Problem details: Scan the data below for lines containing the string "kGAttnWarps" and give only how many there are.

Information shown:
--------

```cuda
__global__ void prep_enc_packed_kernel(int64_t n, int S, const int64_t* __restrict__ ids, const int32_t* __restrict__ src_off,
                                       int32_t* __restrict__ tok, int32_t* __restrict__ pos) {
    const int64_t i = blockIdx.x * (int64_t)blockDim.x + threadIdx.x;
    if (i >= n) return;
    const int64_t q = i / S; const int s2 = (int)(i % S);
    if (s2 < src_off[q + 1] - src_off[q]) { const int64_t dst = src_off[q] + s2; tok[dst] = (int32_t)ids[i]; pos[dst] = s2; }
}

void t5_rms(Ctx& cx, int64_t rows, int d, const int32_t* tok, int64_t tok_stride, const Act& x, const float* b, const float* w,
            float out_scale) {
    const SplitSrc ps = take_pending(cx);
    const bool wide = d > 4 * 128 * kT5RmsVec;
    with_split(cx.m, x, [&](auto so) {
        using SO = decltype(so);
        launch_k(wide ? t5_rms_row_kernel<kT5RmsVecWide, SO> : t5_rms_row_kernel<kT5RmsVec, SO>, (unsigned)rows, 128, 0, cx.s, rows, d, tok, tok_stride,
                 embed_table<SO>(cx.m), x.x, b, ps, w, cx.m->t5.layer_norm_epsilon, out_scale, so);
    });
    cx.m->launches++;
    cx.m->last_paths |= wide ? kPathT5RmsWide : kPathT5Rms;
}

void t5_ffn(Ctx& cx, int64_t rows, int d, int f, const Act& x, Lin& fc1, Lin& fc2, const Act& ffn, float* ffn2, const Act& tmp) {
    sealbart* m = cx.m;
    if (m->t5.ffn_kind == 1) {
        gemm(cx, rows, 2 * f, d, x, d, fc1, Act{ffn2}, 2 * f, kActNone);
        const int blocks = (int)std::max<int64_t>(1, std::min<int64_t>((rows * (f / 4) + 255) / 256, (int64_t)sm_count() * 8));
        with_split(m, ffn, [&](auto so) { launch_k(t5_gate_kernel<decltype(so)>, (unsigned)blocks, 256, 0, cx.s, rows, f, (const float*)ffn2, so); });
        m->launches++; m->last_paths |= kPathT5Gate;
    } else
        gemm(cx, rows, f, d, x, d, fc1, ffn, f, kActRelu);
    gemm(cx, rows, d, f, ffn, f, fc2, tmp, d, kActNone, INT64_MAX);
}

struct Acts { Act x, qkv, attn, tmp, cq, ffn; float* ffn2 = nullptr; };

struct DecStep : Acts {
    int64_t R = 0, Rc = 0, Tk = 0, ckv_q0 = 0; int row_mul = 1, pos = 0; bool compact = false;
    const int32_t* tokens = nullptr; const int32_t* anc = nullptr; const int32_t* m32 = nullptr; const int32_t* soff_x = nullptr;
};


bool use_self_attn_query(int pos, int B, bool compact, bool ragged) {
    static const bool sa_query = [] { const char* e = std::getenv("SEALB200_SELF_ATTN_QUERY"); return !e || std::atoi(e) != 0; }();
    const size_t saq_smem = self_attn_query_smem(pos + 1, B);
    return sa_query && !compact && !ragged && pos >= 1 && B >= 2 && B <= 32 && pos + 1 <= 128 && saq_smem <= 112 * 1024;
}

bool use_cross_attn_small(int64_t S) { return S <= kXKeys; }

struct SelfAttnArgs {
    int64_t Q, R, Rc; int B, d, heads, pos, T, row_mul;
    const float* qkv; float* kc; float* vc; const int32_t* anc; float* out;
};

template <class SO>
uint32_t launch_bart_self_attn(cudaStream_t s, const SelfAttnArgs& a, bool use_saq, const SO& so, const SplitSrc& qkv_src) {
    const unsigned sa_threads = 32 * std::min(a.heads, 16);
    if (use_saq) {
        static size_t saq_set = 0;
        const size_t saq_smem = self_attn_query_smem(a.pos + 1, a.B);
        if (saq_smem > saq_set) { CUDA_CHECK(cudaFuncSetAttribute(dec_self_attn_query_kernel<SO>, cudaFuncAttributeMaxDynamicSharedMemorySize, 112 * 1024)); saq_set = 112 * 1024; }
        launch_k(dec_self_attn_query_kernel<SO>, dim3((unsigned)a.Q, a.heads), 32 * a.B, saq_smem, s, a.Rc, a.B, a.d, a.pos, a.T, a.qkv, a.kc, a.vc, a.anc,
                 a.out, so, qkv_src);
        return kPathSelfQuery;
    }
    if (a.pos + 1 <= 12) {
        launch_k(dec_self_attn_kernel<3, SO>, (unsigned)a.R, sa_threads, 0, s, a.Rc, a.d, a.heads, a.pos, a.T, a.qkv, a.kc, a.vc, a.anc, a.out, so, a.row_mul, a.row_mul);
        return kPathSelfRounds3;
    }
    if (a.pos + 1 <= 32) {
        launch_k(dec_self_attn_kernel<8, SO>, (unsigned)a.R, sa_threads, 0, s, a.Rc, a.d, a.heads, a.pos, a.T, a.qkv, a.kc, a.vc, a.anc, a.out, so, a.row_mul, a.row_mul);
        return kPathSelfRounds8;
    }
    launch_k(dec_self_attn_long_kernel<SO>, (unsigned)a.R, sa_threads, 0, s, a.Rc, a.d, a.heads, a.pos, a.T, a.qkv, a.kc, a.vc, a.anc, a.out, so);
    return kPathSelfLong;
}

template <class SO>
uint32_t launch_t5_dec_self_attn(cudaStream_t s, const SelfAttnArgs& a, const RelBias& rb, const SO& so) {
    launch_k(t5_dec_self_attn_kernel<SO>, (unsigned)a.R, 32 * std::min(a.heads, 16), 0, s, a.Rc, a.d, a.heads, a.pos, a.T, a.qkv, a.kc, a.vc,
             a.anc, rb, so, a.row_mul, a.row_mul);
    return kPathT5DecAttn;
}

struct CrossAttnArgs {
    int64_t groups; int d, heads, beams, S;
    const float* q; const float* ckv; const int32_t* mask; const int32_t* grp_query; const int32_t* grp_start; float* out;
    const int32_t* src_off;
};

template <class SO>
uint32_t launch_cross_attn(cudaStream_t s, const CrossAttnArgs& a, const SO& so, const SplitSrc& q_src) {
    if (use_cross_attn_small(a.S)) {
        launch_k(cross_attn_small_kernel<SO>, dim3((unsigned)a.groups, a.heads), 128, 0, s, a.groups, a.d, a.heads, a.beams, a.S, a.q,
                 a.ckv, a.mask, a.grp_query, a.grp_start, a.out, so, a.src_off, q_src);
        return kPathCrossSmall;
    }
    launch_k(cross_attn_kernel<SO>, dim3((unsigned)a.groups, a.heads), kGAttnWarps * 32, 0, s, a.groups, a.d, a.heads, a.beams, a.S, a.q,
             a.ckv, a.mask, a.grp_query, a.grp_start, a.out, so, a.src_off);
    return kPathCrossGrouped;
}

template <class SO>
uint32_t launch_enc_self_attn(cudaStream_t s, int64_t Q, int d, int heads, int S, const float* qkv, const int32_t* mask,
                              const RelBias* rb, float* out, const SO& so, const int32_t* src_off) {
    if (rb) {
        launch_k(t5_enc_self_attn_kernel<kGAttnWarps, kGAttnPasses, SO>, dim3((unsigned)Q, heads), kGAttnWarps * 32, 0, s, Q, d, S, qkv, mask, *rb,
                 so, src_off);
        return kPathT5EncAttn;
    }
    launch_k(enc_self_attn_kernel<SO>, dim3((unsigned)Q, heads), kGAttnWarps * 32, 0, s, Q, d, heads, S, qkv, mask, out, so, src_off);
    return 0;
}

void cross_attention(Ctx& cx, const Dims& D, const DecStep& S, int l, int64_t defer_rows) {
    sealbart* m = cx.m;
// ... 347 lines not shown
            else up(d_mask, c->src_mask, (size_t)Q * c->S * 4);
        }
        const size_t cache_bytes = self ? (size_t)c->T * Rc * d * 4 : 0;
        if (self) {
            up(d_kc, c->kc, cache_bytes); up(d_vc, c->vc, cache_bytes); up(d_anc, c->anc, (size_t)Rc * c->T * 4);
            const size_t at_pos = (size_t)c->pos * Rc * d * 4, pos_bytes = (size_t)Rc * d * 4;
            CUDA_CHECK(cudaMemset(d_kc.as<char>() + at_pos, 0xFF, pos_bytes)); CUDA_CHECK(cudaMemset(d_vc.as<char>() + at_pos, 0xFF, pos_bytes));
        }
        if (cross && c->G) { up(d_gq, c->grp_query, (size_t)c->G * 4); up(d_gs, c->grp_start, (size_t)(c->G + 1) * 4); }
        RelBias rb{};
        if (t5_bias) {
            const int off = enc ? kT5MaxSource - 1 : kMaxLen - 1;
            std::vector<int32_t> bkt(enc ? 2 * kT5MaxSource - 1 : kMaxLen);
            for (int i = 0; i < (int)bkt.size(); ++i) bkt[i] = t5_bucket(i - off, enc, c->num_buckets, c->max_distance);
            up(d_bkt, bkt.data(), bkt.size() * 4); up(d_rel, c->rel_bias, (size_t)c->num_buckets * heads * 4);
            rb = RelBias{d_rel.as<float>(), d_bkt.as<int32_t>(), off, heads};
        }
        const size_t out_n = (size_t)rows * d, piece = c->out_split == 1 ? 4 : 2;
        nan(d_out, out_n * 4);
        if (c->out_split) { nan(d_s1, out_n * piece); nan(d_s2, out_n * piece); }
        if (c->out_split == 3) nan(d_s3, out_n * piece);
        d_ovf.ensure(4); CUDA_CHECK(cudaMemset(d_ovf.p, 0, 4));
        SplitSrc src{};
        if (c->split_ks > 1) src = SplitSrc{d_part.as<float>(), c->split_ks, (int64_t)rows * cols, d_pb.as<float>(), c->split_unscale};

        const float* in = d_in.as<float>();
        const int32_t* mask = c->src_off ? nullptr : d_mask.as<int32_t>();
        const int32_t* soff = c->src_off ? d_off.as<int32_t>() : nullptr;
        auto run = [&](auto so) -> uint32_t {
            if (enc) return launch_enc_self_attn(nullptr, Q, d, heads, (int)c->S, in, mask, t5 ? &rb : nullptr, d_out.as<float>(), so, soff);
            if (self) {
                const SelfAttnArgs a{Q, rows, Rc, c->B, d, heads, c->pos, c->T, c->compact ? c->B : 1, in, d_kc.as<float>(), d_vc.as<float>(),
                                     d_anc.as<int32_t>(), d_out.as<float>()};
                return t5 ? launch_t5_dec_self_attn(nullptr, a, rb, so) : launch_bart_self_attn(nullptr, a, use_saq, so, src);
            }
            const CrossAttnArgs a{c->G ? c->G : Q, d, heads, c->compact ? 1 : c->B, (int)c->S, in, d_ckv.as<float>(), mask,
                                  c->G ? d_gq.as<int32_t>() : nullptr, c->G ? d_gs.as<int32_t>() : nullptr, d_out.as<float>(), soff};
            return launch_cross_attn(nullptr, a, so, src);
        };
        uint32_t bit;
        if (c->out_split == 3) bit = run(SplitBf16{d_s1.as<__nv_bfloat16>(), d_s2.as<__nv_bfloat16>(), d_s3.as<__nv_bfloat16>()});
        else bit = run(SplitOut{d_s1.p, d_s2.p, c->out_split, c->out_split == 2 ? d_ovf.as<int>() : nullptr});
        CUDA_CHECK(cudaDeviceSynchronize());
        auto down = [&](void* h, const Buf& b, size_t bytes) { CUDA_CHECK(cudaMemcpy(h, b.p, bytes, cudaMemcpyDeviceToHost)); };
        down(out, d_out, out_n * 4);
        if (c->out_split) { down(split1, d_s1, out_n * piece); down(split2, d_s2, out_n * piece); }
        if (c->out_split == 3) down(split3, d_s3, out_n * piece);
        if (overflow) down(overflow, d_ovf, 4);
        if (self) { down(kc_out, d_kc, cache_bytes); down(vc_out, d_vc, cache_bytes); }
        *path = bit;
    });
}

}
```

### seal_b200/csrc/gemm.cu

```cuda
#include "decode_model.hpp"
#include "wgmma_gemm.cuh"

#include <cuda_runtime.h>
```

--------

Answer below: 3